Sinusoidal Curve Fitting and Moving Horizon Estimation Based Adaptive Unscented Kalman Filter for Geomagnetic Based Roll Attitude Estimation
Main Article Content
Abstract
The classical Unscented Kalman filter (UKF) algorithm will be deteriorated or even divergent while the prior information of the noises statistical characteristics of a nonlinear dynamic system is unknown or inaccurate. In order to avoid these constraints of classical UKF applied in geomagnetic based projectile roll attitude estimation, t a new adaptive UKF strategy by introducing in the sinusoidal curve fitting (SCF) and moving horizon estimation (MHE) is proposed in this paper. This strategy establishes an estimation principle of systematic and observing noise statistics with MHE and SCF combination.
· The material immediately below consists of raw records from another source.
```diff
+template <int K>
+__device__ __forceinline__ void gram_stream44(const GatherRec *__restrict__ rec, int ng, const double *__restrict__ other,
+                                              const double *__restrict__ zero_row, double alpha, gs_raw r0, gs_raw r1, unsigned slot_bytes,
+                                              double (&acc)[Geo44<K>::NB], double (&rr)[Geo44<K>::NG], int lane)
+{
+    using G = Geo44<K>;
+    constexpr int NG = G::NG, NL = G::NL;
+    typedef double dd2 __attribute__((ext_vector_type(2)));
+    const int x = lane & 3;
+    const dd2 *ox = reinterpret_cast<const dd2 *>(other + 2 * x), *zx = reinterpret_cast<const dd2 *>(zero_row + 2 * x);
+    auto gather = [&](const gs_raw &rc, dd2 (&yy)[NL], double &ww) {
+        const int off = (int)__builtin_bit_cast(long long, rc.x);
+        ww = rc.y * alpha;
+        const dd2 *p = (off >= 0) ? ox + off : zx;
+#pragma unroll
+        for (int h = 0; h < NL; ++h) yy[h] = p[4 * h];
+    };
+    auto contract = [&](const dd2 (&yy)[NL], double ww) {
+        double R[NG];
+#pragma unroll
+        for (int h = 0; h < NL; ++h) { R[2 * h] = yy[h].x; R[2 * h + 1] = yy[h].y; }
+#pragma unroll
+        for (int g = 0; g < NG; ++g) rr[g] = fma(R[g], ww, rr[g]);
+        int blk = 0;
+#pragma unroll
+        for (int g = 0; g < NG; ++g)
+#pragma unroll
+            for (int g2 = g; g2 < NG; ++g2, ++blk) acc[blk] = mfma44(R[g], R[g2], acc[blk]);
+    };
+    if (ng <= 0) return;
+    dd2 yA[NL], yB[NL];
+    double wA, wB = 0.0;
+    gather(r0, yA, wA);
+    r0 = load_gs_rec(rec, 2, slot_bytes);
+    if (ng > 1) gather(r1, yB, wB);
+    r1 = load_gs_rec(rec, 3, slot_bytes);
+    contract(yA, wA);
+    int g = 1;
+    for (; g + 2 < ng; g += 2) {
+        gather(r0, yA, wA);
+        r0 = load_gs_rec(rec, g + 3, slot_bytes);
+        contract(yB, wB);
+        gather(r1, yB, wB);
+        r1 = load_gs_rec(rec, g + 4, slot_bytes);
+        contract(yA, wA);
+    }
+    if (g < ng) {
+        if (g + 1 < ng) gather(r0, yA, wA);
+        contract(yB, wB);
+        if (g + 1 < ng) contract(yA, wA);
     }
 }
 
@@ -782,10 +841,9 @@
                                                 double *__restrict__ dst, int n, unsigned *dflag, unsigned dval,
                                                 unsigned long long *tmo, unsigned long long wait_ticks);
 
-template <int K>
-__global__ __launch_bounds__(64, Geo1<K>::WPS) void k_sample1(SampleArgs a, FusedArgs f)
-{
-    __shared__ __attribute__((aligned(16))) double lds[Geo1<K>::LDS_WORDS];
+template <int K, bool GS>
+__device__ __forceinline__ void sample1_body(const SampleArgs &a, const FusedArgs &f, double *lds)
+{
     const int lane = threadIdx.x;
     int bid = blockIdx.x;
     if (f.gate_host) {
@@ -804,8 +862,20 @@
     const int mc = a.wi_mc[w];
 
     const int glen = (ablate_bits(a) & 2u) ? 0 : len;
-    const IdxBlock ib0 = load_idx_block(a.rowidx + p0, a.vals + p0, 0, lane, glen, a.zero_row);
-    const IdxBlock ib1 = load_idx_block(a.rowidx + p0, a.vals + p0, 64, lane, glen, a.zero_row);
+    IdxBlock ib0{}, ib1{};
+    gs_raw gr0{}, gr1{};
+    const GatherRec *rec = nullptr;
+    const unsigned slot_bytes = 16u * ((unsigned)lane >> 2);
+    int ng = 0;
+    if constexpr (GS) {
+        rec = a.gs_rec + (size_t)a.gs_g0[w] * 16;
+        ng = (ablate_bits(a) & 2u) ? 0 : a.gs_ng[w];
+        gr0 = load_gs_rec(rec, 0, slot_bytes);
+        gr1 = load_gs_rec(rec, 1, slot_bytes);
+    } else {
+        ib0 = load_idx_block(a.rowidx + p0, a.vals + p0, 0, lane, glen, a.zero_row);
+        ib1 = load_idx_block(a.rowidx + p0, a.vals + p0, 64, lane, glen, a.zero_row);
+    }
 
     if (mc < 0 && !(ablate_bits(a) & 1u))
         draw_normals<K>(sample_counter(a.col_from + col, a.ktrue, a.iter_plus_1), a.ktrue, lds + Geo1<K>::AWORDS + K, lane, K);
@@ -819,8 +889,11 @@
         for (int t = 0; t < NB; ++t) acc[t] = 0.0;
 #pragma unroll
         for (int t = 0; t < NG; ++t) rr[t] = 0.0;
-        gram_chunk44<K>(a.rowidx + p0, a.vals + p0, glen, a.other_items, a.zero_row, a.mean_rating, a.alpha, ib0, ib1, acc, rr, lane,
-                        (ablate_bits(a) & 4u) ? 63 : -1);
+        if constexpr (GS)
+            gram_stream44<K>(rec, ng, a.other_items, a.zero_row, a.alpha, gr0, gr1, slot_bytes, acc, rr, lane);
+        else
+            gram_chunk44<K>(a.rowidx + p0, a.vals + p0, glen, a.other_items, a.zero_row, a.mean_rating, a.alpha, ib0, ib1, acc, rr, lane,
+                            (ablate_bits(a) & 4u) ? 63 : -1);
         if (ablate_bits(a) & 1u) {
             double v = rr[0];
 #pragma unroll
@@ -861,6 +934,20 @@
         finish_single<K>(a, col, lds, lane, mc < 0,
                          [&](double *sA, double *sb, int LD, int ln) { assemble44<K>(acc, rr, sA, sb, LD, ln); });
     }
+}
+
+template <int K>
+__global__ __launch_bounds__(64, Geo1<K>::WPS) void k_sample1(SampleArgs a, FusedArgs f)
+{
+    __shared__ __attribute__((aligned(16))) double lds[Geo1<K>::LDS_WORDS];
+    sample1_body<K, true>(a, f, lds);
+}
+
+template <int K>
+__global__ __launch_bounds__(64, Geo1<K>::WPS) void k_sample1i(SampleArgs a, FusedArgs f)
+{
+    __shared__ __attribute__((aligned(16))) double lds[Geo1<K>::LDS_WORDS];
+    sample1_body<K, false>(a, f, lds);
 }
 
 #define BPMF_RLX_SYSTEM __ATOMIC_RELAXED, __HIP_MEMORY_SCOPE_SYSTEM
diff --git a/bpmf_amd/csrc/launch_impl.h b/bpmf_amd/csrc/launch_impl.h
--- a/bpmf_amd/csrc/launch_impl.h
+++ b/bpmf_amd/csrc/launch_impl.h
@@ -89,7 +89,12 @@
     if (nwork > 0) {
         const FusedArgs &f = self->cur_fused;
         const dim3 grid((unsigned)(nwork + (f.gate_host ? 1 : 0) + f.nstat));
-        BPMF_LAUNCH(k_sample1<K>, grid, dim3(64), st, ev_start, ev_stop, a, f);
+        if (uses_gather_stream(self) && vals == self->d_vals) {
+            a.gs_rec = self->d_gs_rec; a.gs_g0 = self->d_gs_g0 + w0; a.gs_ng = self->d_gs_ng + w0;
+            BPMF_LAUNCH(k_sample1<K>, grid, dim3(64), st, ev_start, ev_stop, a, f);
+        } else {
+            BPMF_LAUNCH(k_sample1i<K>, grid, dim3(64), st, ev_start, ev_stop, a, f);
+        }
     }
     return 0;
     }
diff --git a/bpmf_amd/csrc/state.h b/bpmf_amd/csrc/state.h
--- a/bpmf_amd/csrc/state.h
+++ b/bpmf_amd/csrc/state.h
@@ -188,6 +188,9 @@
     int32_t *d_hv_col = nullptr, *d_hv_len = nullptr, *d_hv_mc = nullptr, *d_hv_chunk = nullptr; int64_t *d_hv_p0 = nullptr;
     int32_t *d_wi_col = nullptr, *d_wi_len = nullptr, *d_wi_mc = nullptr, *d_wi_chunk = nullptr;
     int64_t *d_wi_p0 = nullptr;
+    bpmf::GatherRec *d_gs_rec = nullptr;
+    int32_t *d_gs_g0 = nullptr, *d_gs_ng = nullptr;
+    int64_t gs_groups = 0;
     int32_t *d_mc_slot0 = nullptr, *d_mc_nch = nullptr;
     unsigned *d_mc_count = nullptr;
     double *d_partials = nullptr;
@@ -265,6 +268,11 @@
     } predraw;
 };
 
+inline bool uses_gather_stream(const bpmf_hip_side *s)
+{
+    return s->d_gs_rec && s->mode == 1 && !s->probit && !s->censor && !s->link && !(s->ctx->ablate & 4u);
+}
+
 struct bpmf_hip_test {
     bpmf_hip_side *side = nullptr;
     int64_t nnz = 0;
```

Based on the estimated noise statistics, the adaptive UKF with the estimated statistics as input parameters is designed. Consequently, a new optimized technique for geomagnetic based projectile roll attitude estimation is developed. The proposed adaptive UKF solution is able to realize the online computation of the noise statistics and enhance the stability and adaptation to variable application conditions of traditional filters. The advantages of the proposed adaptive UKF strategy are clearly illustrated by projectile roll attitude estimation results in the trajectory simulations.